- **WHAT YOU ARE ASKED TO DO**
Print the records below word for word, beginning with the first line and ending once the line containing "Metric: decoded frames/sec, full" is printed.

====== DATA FOR THIS EXERCISE ======

# OpenVVC/OpenVVC

Hardware: AMD Instinct MI355X
Metric: decoded frames/sec, full rcn back-end decode step (H2D of the recorded picture + MC incl. BDOF/DMVR/affine-PROF/GPM/CIIP + LMCS + inverse transform + ordered intra pass + deblocking + SAO + ALF/CC-ALF + D2H of refined MVs + wait + per-picture digest + publication to the device DPB), 4K 10-bit RA rec (higher is better)
Workload: dtype u16 samples / int16 coefficients / int32 accumulate

## Files before the change

### include/ovvc_hip.h

```cpp
#ifndef OVVC_HIP_H
#define OVVC_HIP_H

#include <stddef.h>
#include <stdint.h>

#ifdef __cplusplus
extern "C" {
#endif

#define OVHIP_ABI_VERSION 8

#define OVHIP_OK        0
#define OVHIP_ENODEV   (-1)
#define OVHIP_ENOMEM   (-2)
#define OVHIP_EINVAL   (-3)
#define OVHIP_ELAUNCH  (-4)
#define OVHIP_EUNSUP   (-5)
#define OVHIP_EREF     (-6)

enum { OVHIP_DST_VII = 0, OVHIP_DCT_VIII = 1, OVHIP_DCT_II = 2 };

typedef struct ovhip_pic {
    uint16_t *y, *cb, *cr;
    int32_t   w, h;
// ... 358 lines not shown
int   ovhip_rec_cu_inter(ovhip_recorder *rec, const ovhip_pu_desc *pu, const ovhip_affine_desc *aff);
int   ovhip_rec_ciip(ovhip_recorder *rec, int32_t x0, int32_t y0, int32_t log2_w, int32_t log2_h,
                     int32_t mode_abv, int32_t mode_lft);
int   ovhip_ciip_weight(int32_t mode_abv, int32_t mode_lft);
int   ovhip_rec_lmcs_region(ovhip_recorder *rec, int32_t x0, int32_t y0, uint32_t abv_mask, uint32_t lft_mask);
typedef struct ovhip_dbf_edge {
    uint16_t ux, uy;
    uint16_t word;
    uint8_t  comp;
    uint8_t  pad;
} ovhip_dbf_edge;
#define OVHIP_DBF_MAX_OFFSETS 8
typedef struct ovhip_dbf_offsets { int8_t beta[OVHIP_DBF_MAX_OFFSETS], tc[OVHIP_DBF_MAX_OFFSETS]; } ovhip_dbf_offsets;
const ovhip_dbf_edge *ovhip_rec_dbf_edges(const ovhip_recorder *rec, int dir, size_t *n, ovhip_dbf_offsets *offsets);
int64_t ovhip_dbf_compact(const ovhip_dbf_planes *planes, int dir, ovhip_dbf_edge *out, size_t cap);

int   ovhip_rec_dbf_ctu(ovhip_recorder *rec, const ovhip_dbf_ctu *ctu);
typedef struct ovhip_dbf_view {
    const uint64_t *ctb_bound_ver, *ctb_bound_hor, *ctb_bound_ver_c, *ctb_bound_hor_c, *aff_edg_ver, *aff_edg_hor;
    const uint64_t *bs2_ver, *bs2_hor, *bs2c_ver, *bs2c_hor, *bs1_ver, *bs1_hor, *bs1cb_ver, *bs1cb_hor, *bs1cr_ver, *bs1cr_hor, *affine_ver, *affine_hor;
    const uint8_t  *qp_y, *qp_cb, *qp_cr;
    int16_t  beta_offset, tc_offset;
    uint8_t  disable_v, disable_h, log2_ctu_s, last_x, last_y, ctu_lft, ctu_abv, pad;
    uint16_t ctu_w, ctu_h, ctb_x, ctb_y;
} ovhip_dbf_view;
int   ovhip_rec_dbf_row(ovhip_recorder *rec, const ovhip_dbf_view *ctus, size_t n);
int   ovhip_rec_dbf_mv_prepass_view(const ovhip_dbf_view *ctu, uint64_t *bs1_ver, uint64_t *bs1_hor, const ovhip_dbf_mv_ctx *mv);
int   ovhip_rec_dbf_planes(const ovhip_recorder *rec, ovhip_dbf_planes *out);
enum { OVHIP_REC_TB = 0, OVHIP_REC_COEF, OVHIP_REC_MC, OVHIP_REC_MCX, OVHIP_REC_AFF, OVHIP_REC_SIDE, OVHIP_REC_REGION,
       OVHIP_REC_CIIP, OVHIP_REC_EDGE_V, OVHIP_REC_EDGE_H, OVHIP_REC_ITASK };
// ... 368 lines not shown
```

### openvvc_amd/capi.py

```python
from __future__ import annotations

import ctypes as C
import os
from pathlib import Path

import numpy as np

_PKG = Path(__file__).resolve().parent
LIB_PATH = _PKG / os.environ.get("OVVC_HIP_LIB_NAME", "libovvc_hip.so")

OVHIP_ABI_VERSION = 8
OVHIP_OK, OVHIP_ENODEV, OVHIP_ENOMEM, OVHIP_EINVAL, OVHIP_ELAUNCH, OVHIP_EUNSUP, OVHIP_EREF = 0, -1, -2, -3, -4, -5, -6
DST_VII, DCT_VIII, DCT_II = 0, 1, 2
TB_TR, TB_DC, TB_TS, TB_TS_RAW = 0, 1, 2, 3
TB_FLAG_RASTER = 0x80
RES_ADD, RES_SUB, RES_ADD_HALF, RES_SUB_HALF, RES_SCALE = 0, 1, 2, 3, 4
MC_HPEL_FILT, MC_FILT_4x4, MC_NO_LUMA, MC_NO_CHROMA, MC_LMCS, MC_BDOF, MC_DMVR = 1, 2, 4, 8, 16, 32, 64
PU_BDOF, PU_DMVR, PU_GPM = 1, 2, 4
MC_GPM = 128


class Pic(C.Structure):
    _fields_ = [("y", C.c_void_p), ("cb", C.c_void_p), ("cr", C.c_void_p),
                ("w", C.c_int32), ("h", C.c_int32), ("stride_y", C.c_int32), ("stride_c", C.c_int32)]
# ... 161 lines not shown
               [("beta_offset", C.c_int16), ("tc_offset", C.c_int16), ("disable_v", C.c_uint8), ("disable_h", C.c_uint8), ("log2_ctu_s", C.c_uint8),
                ("last_x", C.c_uint8), ("last_y", C.c_uint8), ("ctu_lft", C.c_uint8), ("ctu_abv", C.c_uint8), ("pad", C.c_uint8),
                ("ctu_w", C.c_uint16), ("ctu_h", C.c_uint16), ("ctb_x", C.c_uint16), ("ctb_y", C.c_uint16)]


FE_BEGIN, FE_REF, FE_DMVR_ROWS, FE_DMVR_BEGIN, FE_DMVR_COLLECT, FE_SUBMIT, FE_FAIL = range(1, 8)
FRAME_EVENT_DTYPE = np.dtype([("op", "<u4"), ("frame", "<i4"), ("key", "<u8"), ("tag", "<u8"), ("a", "<i8"), ("b", "<i8"), ("result", "<i8")])
assert FRAME_EVENT_DTYPE.itemsize == 48
FRAME_TRACE_FN = C.CFUNCTYPE(None, C.c_void_p, C.c_void_p)

DBF_PLANE_NAMES = ("luma_v", "luma_h", "cb_v", "cr_v", "cb_h", "cr_h")


class DbfOffsets(C.Structure):
    _fields_ = [("beta", C.c_int8 * 8), ("tc", C.c_int8 * 8)]


class BandCounts(C.Structure):
    _fields_ = [(n, C.c_uint32) for n in ("n_tb", "n_coef", "n_mc", "n_mcx", "n_aff", "n_side", "n_reg", "n_itask", "n_edge_v", "n_edge_h")]


class JobParams(C.Structure):
    _fields_ = [("lmcs", C.c_void_p), ("sao", C.c_void_p), ("alf_ctus", C.c_void_p),
                ("alf_luma_coeff", C.c_void_p), ("alf_luma_clip", C.c_void_p),
                ("alf_chroma_coeff", C.c_void_p), ("alf_chroma_clip", C.c_void_p), ("alf_cc_coeff", C.c_void_p),
                ("log2_ctu_s", C.c_int32), ("stages", C.c_uint32), ("wait_events", C.POINTER(C.c_void_p)), ("n_wait_events", C.c_uint32),
                ("before_launch", C.c_void_p), ("before_launch_user", C.c_void_p), ("tmvp_cells", C.c_uint32), ("wait_on_host", C.c_uint32),
                ("flow_workers", C.c_uint32)]


# ... 210 lines not shown
        "ovhip_d2h": (C.c_int, [vp, vp, vp, C.c_size_t]),
        "ovhip_pic_alloc": (C.c_int, [vp, i32, i32, P(Pic)]),
        "ovhip_pic_free": (C.c_int, [vp, P(Pic)]),
        "ovhip_pic_upload": (C.c_int, [vp, P(Pic), vp, vp, vp, i32, i32]),
        "ovhip_pic_download": (C.c_int, [vp, P(Pic), vp, vp, vp, i32, i32]),
        "ovhip_itx_launch": (C.c_int, [vp, P(Pic), vp, u32, vp, vp]),
        "ovhip_mc_launch": (C.c_int, [vp, P(Pic), P(Pic), u32, vp, u32, vp, P(Pic)]),
        "ovhip_ciip_weight": (C.c_int, [C.c_int32, C.c_int32]),
        "ovhip_mcx_launch": (C.c_int, [vp, P(Pic), P(Pic), u32, vp, u32, vp, vp]),
        "ovhip_mca_launch": (C.c_int, [vp, P(Pic), P(Pic), u32, vp, u32, vp, vp]),
        "ovhip_mcxa_launch": (C.c_int, [vp, P(Pic), P(Pic), u32, vp, u32, vp, vp, u32, vp, vp]),
        "ovhip_rec_create_ex": (vp, [i32, i32, vp]),
        "ovhip_rec_set_dense_dbf_planes": (None, [vp, C.c_int]),
        "ovhip_rec_dbf_edges": (vp, [vp, C.c_int, P(C.c_size_t), P(DbfOffsets)]),
        "ovhip_dbf_launch_edges_ex": (C.c_int, [vp, P(Pic), vp, u32, vp, u32, P(DbfOffsets)]),
        "ovhip_dmvr_search_launch": (C.c_int, [vp, P(Pic), P(Pic), u32, vp, u32, vp]),
        "ovhip_rec_append_raw": (C.c_int, [vp, C.c_int, vp, C.c_size_t]),
        "ovhip_itx_launch_classes_res": (C.c_int, [vp, P(Pic), P(Pic), vp, u32, u32, vp, vp]),
        "ovhip_intra_level_launch": (C.c_int, [vp, P(Pic), P(Pic), vp, u32, vp, vp, vp, i32, u32]),
        "ovhip_intra_level_geom": (u32, [vp, C.c_size_t]),
        "ovhip_intra_sync_words": (C.c_size_t, [i32, i32, i32]),
        "ovhip_intra_flow_words": (C.c_size_t, [i32, i32]),
        "ovhip_intra_flow_items": (C.c_size_t, [vp, C.c_size_t, vp, C.c_size_t]),
        "ovhip_intra_flow_launch": (C.c_int, [vp, P(Pic), P(Pic), vp, u32, vp, u32, vp, vp, vp, i32, vp, u32, vp, i32, i32]),
        "ovhip_intra_ctu_launch": (C.c_int, [vp, P(Pic), P(Pic), vp, vp, u32, vp, vp, vp, i32, vp, u32, vp]),
        "ovhip_rec_itask_levels": (u32, [vp]),
        "ovhip_rec_isp_cu": (C.c_int, [vp, vp, vp]),
        "ovhip_isp_geometry": (None, [i32, i32, i32, P(i32), P(i32), P(i32), P(i32)]),
        "ovhip_job_bind": (C.c_int, [vp, vp]),
        "ovhip_rec_set_ctu_size": (C.c_int, [vp, i32]),
# ... 116 lines not shown
        fn.restype, fn.argtypes = res, args
    if lib.ovhip_abi_version() != OVHIP_ABI_VERSION and not ab_build:
        raise RuntimeError("libovvc_hip.so ABI version mismatch")
    if path is None:
        _lib = lib
    return lib


EXPORTED_SYMBOLS = [
    "ovhip_abi_version", "ovhip_rec_create", "ovhip_rec_destroy", "ovhip_rec_reset", "ovhip_rec_tu",
    "ovhip_rec_pu", "ovhip_rec_cu_inter", "ovhip_rec_dbf_row", "ovhip_rec_dbf_mv_prepass_view", "ovhip_rec_dbf_ctu", "ovhip_rec_dbf_planes", "ovhip_dbf_launch", "ovhip_sao_launch", "ovhip_alf_launch", "ovhip_rec_tb_cmds", "ovhip_rec_coefs", "ovhip_rec_mc_units", "ovhip_rec_mcx_units", "ovhip_mcx_launch", "ovhip_rec_affine_cu", "ovhip_rec_transform_tree", "ovhip_rec_lmcs_region", "ovhip_dbf_compact", "ovhip_rec_dbf_mv_prepass", "ovhip_dbf_launch_edges", "ovhip_rec_ciip", "ovhip_ciip_weight", "ovhip_rec_ciip_units", "ovhip_ciip_launch", "ovhip_rec_lmcs_regions", "ovhip_rec_tb_cmds_split", "ovhip_itx_launch_classes", "ovhip_itx_launch_chroma_lmcs", "ovhip_lmcs_build", "ovhip_lmcs_scale_launch", "ovhip_lmcs_inverse_launch", "ovhip_rec_aff_units", "ovhip_rec_aff_side", "ovhip_mca_launch", "ovhip_mcxa_launch", "ovhip_ctx_create",
    "ovhip_ctx_destroy", "ovhip_ctx_sync", "ovhip_ctx_shares_queue", "ovhip_ctx_new_stream", "ovhip_ctx_fork", "ovhip_ctx_join", "ovhip_last_error", "ovhip_ctx_stream", "ovhip_malloc",
    "ovhip_free", "ovhip_h2d", "ovhip_d2h", "ovhip_pic_alloc", "ovhip_pic_free", "ovhip_pic_upload",
    "ovhip_pic_download", "ovhip_itx_launch", "ovhip_mc_launch",
    "ovhip_rec_create_ex", "ovhip_rec_set_dense_dbf_planes", "ovhip_rec_dbf_edges", "ovhip_dbf_launch_edges_ex",
    "ovhip_dmvr_search_launch", "ovhip_rec_append_raw", "ovhip_rec_set_dbf_offsets", "ovhip_rec_tu_intra", "ovhip_rec_itasks", "ovhip_rec_itasks_sorted", "ovhip_itx_launch_classes_res", "ovhip_intra_level_launch", "ovhip_intra_level_geom", "ovhip_intra_sync_words", "ovhip_intra_ctu_launch", "ovhip_intra_flow_words", "ovhip_intra_flow_items", "ovhip_intra_flow_launch",
    "ovhip_rec_itask_levels", "ovhip_rec_isp_cu", "ovhip_isp_geometry", "ovhip_rec_itasks_by_ctu", "ovhip_rec_set_ctu_size", "ovhip_job_bind", "ovhip_job_create", "ovhip_job_destroy", "ovhip_job_recorder", "ovhip_job_begin",
    "ovhip_frame_band", "ovhip_frame_band_upto", "ovhip_frame_dmvr_rows_begin_upto", "ovhip_job_dmvr_rows_begin_upto", "ovhip_frame_set_band_mode", "ovhip_frame_band_stats", "ovhip_dpb_post_rows", "ovhip_dpb_rows_tag",
    "ovhip_job_band", "ovhip_job_band_active", "ovhip_job_band_busy", "ovhip_job_band_reserve", "ovhip_job_reserve_for_picture", "ovhip_rec_reserve_for_picture", "ovhip_job_band_progress", "ovhip_rec_counts", "ovhip_sao_launch_rows", "ovhip_alf_launch_rows",
    "ovhip_job_flush", "ovhip_job_wait", "ovhip_job_refined_mvs", "ovhip_job_dmvr_rows", "ovhip_job_dmvr_rows_begin", "ovhip_job_dmvr_rows_collect", "ovhip_job_last_stats", "ovhip_job_time_stage", "ovhip_job_stage_time",
    "ovhip_output_bytes", "ovhip_output_rows", "ovhip_output_pack_launch", "ovhip_output_row_md5_launch", "ovhip_output_bands", "ovhip_output_tree_md5_launch", "ovhip_pic_output", "ovhip_pic_digest",
    "ovhip_md5_init", "ovhip_md5_update", "ovhip_md5_final", "ovhip_tmvp_cells_launch", "ovhip_job_tmvp_cells", "ovhip_intra_flow_untag_launch", "ovhip_lmcs_inverse_untag_launch", "ovhip_lmcs_scale_prepare_launch",
    "ovhip_host_alloc", "ovhip_host_free", "ovhip_d2d", "ovhip_job_test_abort_next_flow",
    "ovhip_dpb_create", "ovhip_dpb_create_ex", "ovhip_dpb_destroy", "ovhip_dpb_n_devices", "ovhip_dpb_device", "ovhip_dpb_begin", "ovhip_dpb_want",
    "ovhip_dpb_publish", "ovhip_dpb_acquire", "ovhip_dpb_wait_copy", "ovhip_dpb_poll_tag", "ovhip_frame_refs_ready", "ovhip_dpb_set_unknown_key_timeout", "ovhip_dpb_unpin", "ovhip_dpb_release", "ovhip_dpb_lookup", "ovhip_dpb_shutdown",
    "ovhip_dpb_get_stats", "ovhip_dpb_begin_tag", "ovhip_dpb_want_tag", "ovhip_dpb_acquire_tag", "ovhip_frame_begin_tag", "ovhip_frame_ref_tag", "ovhip_frame_set_trace",
    "ovhip_rccl_unique_id", "ovhip_rccl_create", "ovhip_rccl_destroy", "ovhip_rccl_xfer", "ovhip_rccl_last_error", "ovhip_rccl_stats", "ovhip_rccl_self_exchange",
    "ovhip_frame_create", "ovhip_frame_destroy", "ovhip_frame_ctx", "ovhip_frame_job", "ovhip_frame_recorder", "ovhip_frame_begin", "ovhip_frame_ref",
    "ovhip_frame_ref_at", "ovhip_frame_dmvr_rows", "ovhip_frame_dmvr_rows_begin", "ovhip_frame_dmvr_rows_collect", "ovhip_frame_submit", "ovhip_frame_fail", "ovhip_frame_last_error",
    "ovhip_calllog_create", "ovhip_calllog_destroy", "ovhip_calllog_reset", "ovhip_calllog_data", "ovhip_rec_set_calllog", "ovhip_calllog_replay",
# ... 217 lines not shown
```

======

- **SOLVED EXERCISE**
# OpenVVC/OpenVVC

Hardware: AMD Instinct MI355X
Metric: decoded frames/sec, full rcn back-end decode step (H2D of the recorded picture + MC incl. BDOF/DMVR/affine-PROF/GPM/CIIP + LMCS + inverse transform + ordered intra pass + deblocking + SAO + ALF/CC-ALF + D2H of refined MVs + wait + per-picture digest + publication to the device DPB), 4K 10-bit RA rec (higher is better)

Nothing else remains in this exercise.